Exercise objective -
Return each line of the records below in which the string "lane" turns up.

Given data -
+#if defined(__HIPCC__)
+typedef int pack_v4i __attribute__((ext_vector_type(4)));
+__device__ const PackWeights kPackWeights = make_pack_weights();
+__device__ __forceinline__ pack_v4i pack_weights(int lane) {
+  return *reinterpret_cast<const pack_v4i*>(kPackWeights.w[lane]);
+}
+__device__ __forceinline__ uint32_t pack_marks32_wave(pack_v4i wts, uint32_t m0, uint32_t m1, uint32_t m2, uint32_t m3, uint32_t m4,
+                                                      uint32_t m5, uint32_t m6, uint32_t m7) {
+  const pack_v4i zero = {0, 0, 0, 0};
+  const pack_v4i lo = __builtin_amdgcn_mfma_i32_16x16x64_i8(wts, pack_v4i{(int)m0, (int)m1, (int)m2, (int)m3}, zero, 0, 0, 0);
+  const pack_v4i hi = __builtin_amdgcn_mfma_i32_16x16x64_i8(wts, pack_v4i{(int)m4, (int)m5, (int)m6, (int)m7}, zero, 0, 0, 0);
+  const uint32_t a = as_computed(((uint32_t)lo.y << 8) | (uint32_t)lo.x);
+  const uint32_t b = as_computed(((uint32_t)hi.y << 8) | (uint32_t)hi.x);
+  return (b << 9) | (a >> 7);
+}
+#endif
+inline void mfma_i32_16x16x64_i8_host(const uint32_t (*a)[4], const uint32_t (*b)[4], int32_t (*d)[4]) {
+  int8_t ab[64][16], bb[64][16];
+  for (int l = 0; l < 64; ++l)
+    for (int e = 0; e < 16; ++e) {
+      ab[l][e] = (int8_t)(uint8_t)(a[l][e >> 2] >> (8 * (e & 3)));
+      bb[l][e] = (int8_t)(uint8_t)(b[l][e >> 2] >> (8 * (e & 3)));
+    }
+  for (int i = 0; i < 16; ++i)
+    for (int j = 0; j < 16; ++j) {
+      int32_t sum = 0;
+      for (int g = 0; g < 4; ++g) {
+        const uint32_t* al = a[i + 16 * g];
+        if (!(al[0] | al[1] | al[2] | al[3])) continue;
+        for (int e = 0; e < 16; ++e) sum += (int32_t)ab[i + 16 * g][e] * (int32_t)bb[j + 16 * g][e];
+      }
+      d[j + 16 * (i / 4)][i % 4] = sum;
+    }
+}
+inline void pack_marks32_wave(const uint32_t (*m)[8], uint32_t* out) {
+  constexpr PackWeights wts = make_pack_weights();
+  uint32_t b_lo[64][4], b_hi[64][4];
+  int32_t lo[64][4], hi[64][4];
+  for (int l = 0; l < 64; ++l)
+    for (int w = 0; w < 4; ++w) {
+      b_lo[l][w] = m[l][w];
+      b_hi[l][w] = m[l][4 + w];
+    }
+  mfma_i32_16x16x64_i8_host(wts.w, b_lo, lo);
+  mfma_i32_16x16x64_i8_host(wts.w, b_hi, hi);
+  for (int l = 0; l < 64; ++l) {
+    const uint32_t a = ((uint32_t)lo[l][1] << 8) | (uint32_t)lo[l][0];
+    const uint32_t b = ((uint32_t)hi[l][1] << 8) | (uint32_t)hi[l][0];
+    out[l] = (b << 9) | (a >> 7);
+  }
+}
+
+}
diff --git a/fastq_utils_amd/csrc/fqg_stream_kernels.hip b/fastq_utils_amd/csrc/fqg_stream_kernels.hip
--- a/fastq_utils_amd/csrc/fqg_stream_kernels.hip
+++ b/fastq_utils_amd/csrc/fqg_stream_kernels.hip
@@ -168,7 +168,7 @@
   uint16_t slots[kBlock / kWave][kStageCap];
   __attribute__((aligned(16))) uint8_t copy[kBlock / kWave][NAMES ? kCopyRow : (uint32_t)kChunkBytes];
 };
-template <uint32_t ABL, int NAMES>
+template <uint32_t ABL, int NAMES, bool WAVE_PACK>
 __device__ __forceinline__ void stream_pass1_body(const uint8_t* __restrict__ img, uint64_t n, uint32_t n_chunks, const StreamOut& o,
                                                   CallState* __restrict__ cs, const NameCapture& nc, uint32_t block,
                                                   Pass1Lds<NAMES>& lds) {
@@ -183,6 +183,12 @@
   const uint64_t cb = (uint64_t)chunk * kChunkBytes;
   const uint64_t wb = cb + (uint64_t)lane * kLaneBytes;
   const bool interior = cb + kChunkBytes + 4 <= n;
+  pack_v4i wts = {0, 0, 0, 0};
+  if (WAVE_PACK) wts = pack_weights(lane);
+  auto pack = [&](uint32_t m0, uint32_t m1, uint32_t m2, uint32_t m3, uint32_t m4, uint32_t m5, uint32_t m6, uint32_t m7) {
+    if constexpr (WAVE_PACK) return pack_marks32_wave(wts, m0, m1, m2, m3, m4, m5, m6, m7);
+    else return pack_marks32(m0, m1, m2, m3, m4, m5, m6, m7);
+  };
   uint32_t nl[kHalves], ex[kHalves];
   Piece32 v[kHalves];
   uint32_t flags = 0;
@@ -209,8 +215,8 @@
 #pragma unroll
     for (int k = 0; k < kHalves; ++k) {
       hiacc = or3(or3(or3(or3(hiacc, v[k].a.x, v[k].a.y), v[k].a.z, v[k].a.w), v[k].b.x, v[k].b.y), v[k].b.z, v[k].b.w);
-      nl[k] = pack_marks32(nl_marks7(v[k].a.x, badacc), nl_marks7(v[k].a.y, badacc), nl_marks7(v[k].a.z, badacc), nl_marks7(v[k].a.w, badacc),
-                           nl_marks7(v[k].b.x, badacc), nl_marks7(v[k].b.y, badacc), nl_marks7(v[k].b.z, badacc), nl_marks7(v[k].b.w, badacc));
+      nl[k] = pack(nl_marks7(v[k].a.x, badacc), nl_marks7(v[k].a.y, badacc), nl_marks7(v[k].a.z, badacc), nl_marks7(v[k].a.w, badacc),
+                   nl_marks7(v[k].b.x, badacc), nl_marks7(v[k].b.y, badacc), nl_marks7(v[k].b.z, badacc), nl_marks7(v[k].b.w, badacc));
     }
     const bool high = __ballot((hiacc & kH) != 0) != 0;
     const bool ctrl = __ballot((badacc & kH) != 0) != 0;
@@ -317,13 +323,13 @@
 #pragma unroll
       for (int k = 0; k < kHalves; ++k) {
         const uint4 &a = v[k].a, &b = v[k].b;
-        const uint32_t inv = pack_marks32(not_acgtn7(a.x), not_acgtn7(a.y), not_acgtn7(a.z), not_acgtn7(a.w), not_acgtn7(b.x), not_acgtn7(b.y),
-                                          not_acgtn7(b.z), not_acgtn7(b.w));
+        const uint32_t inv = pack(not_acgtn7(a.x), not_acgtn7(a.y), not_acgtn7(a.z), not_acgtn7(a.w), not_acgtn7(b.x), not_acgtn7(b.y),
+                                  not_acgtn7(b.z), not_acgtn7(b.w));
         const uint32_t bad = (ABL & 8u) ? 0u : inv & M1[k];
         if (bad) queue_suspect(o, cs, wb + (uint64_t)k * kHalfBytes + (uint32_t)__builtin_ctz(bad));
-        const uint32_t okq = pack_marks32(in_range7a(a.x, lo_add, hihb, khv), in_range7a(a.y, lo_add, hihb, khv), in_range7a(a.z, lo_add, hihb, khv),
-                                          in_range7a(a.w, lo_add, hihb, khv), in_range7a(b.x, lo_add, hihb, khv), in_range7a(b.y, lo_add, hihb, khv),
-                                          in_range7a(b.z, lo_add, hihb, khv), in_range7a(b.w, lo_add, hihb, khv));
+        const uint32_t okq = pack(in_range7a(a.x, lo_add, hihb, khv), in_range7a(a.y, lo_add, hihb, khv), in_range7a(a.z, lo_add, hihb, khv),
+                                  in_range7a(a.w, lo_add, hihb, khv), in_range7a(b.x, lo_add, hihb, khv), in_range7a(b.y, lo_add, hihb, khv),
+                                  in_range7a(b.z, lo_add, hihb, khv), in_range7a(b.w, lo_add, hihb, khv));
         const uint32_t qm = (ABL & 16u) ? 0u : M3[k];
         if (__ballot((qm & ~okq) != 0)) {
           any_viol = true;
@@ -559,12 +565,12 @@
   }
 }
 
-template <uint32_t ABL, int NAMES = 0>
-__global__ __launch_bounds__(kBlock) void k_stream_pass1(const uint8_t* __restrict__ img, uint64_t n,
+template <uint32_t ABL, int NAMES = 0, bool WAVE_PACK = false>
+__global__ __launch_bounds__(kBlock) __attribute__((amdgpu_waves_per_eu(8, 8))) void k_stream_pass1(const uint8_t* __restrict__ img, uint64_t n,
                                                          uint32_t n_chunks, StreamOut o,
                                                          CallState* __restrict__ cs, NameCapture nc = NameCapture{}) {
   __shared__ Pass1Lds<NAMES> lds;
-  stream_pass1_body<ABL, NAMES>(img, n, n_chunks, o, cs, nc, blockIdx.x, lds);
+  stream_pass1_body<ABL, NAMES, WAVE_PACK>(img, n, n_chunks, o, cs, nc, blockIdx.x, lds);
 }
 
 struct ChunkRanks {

Result of this task -
+__device__ __forceinline__ pack_v4i pack_weights(int lane) {
+  return *reinterpret_cast<const pack_v4i*>(kPackWeights.w[lane]);
   const uint64_t wb = cb + (uint64_t)lane * kLaneBytes;
+  if (WAVE_PACK) wts = pack_weights(lane);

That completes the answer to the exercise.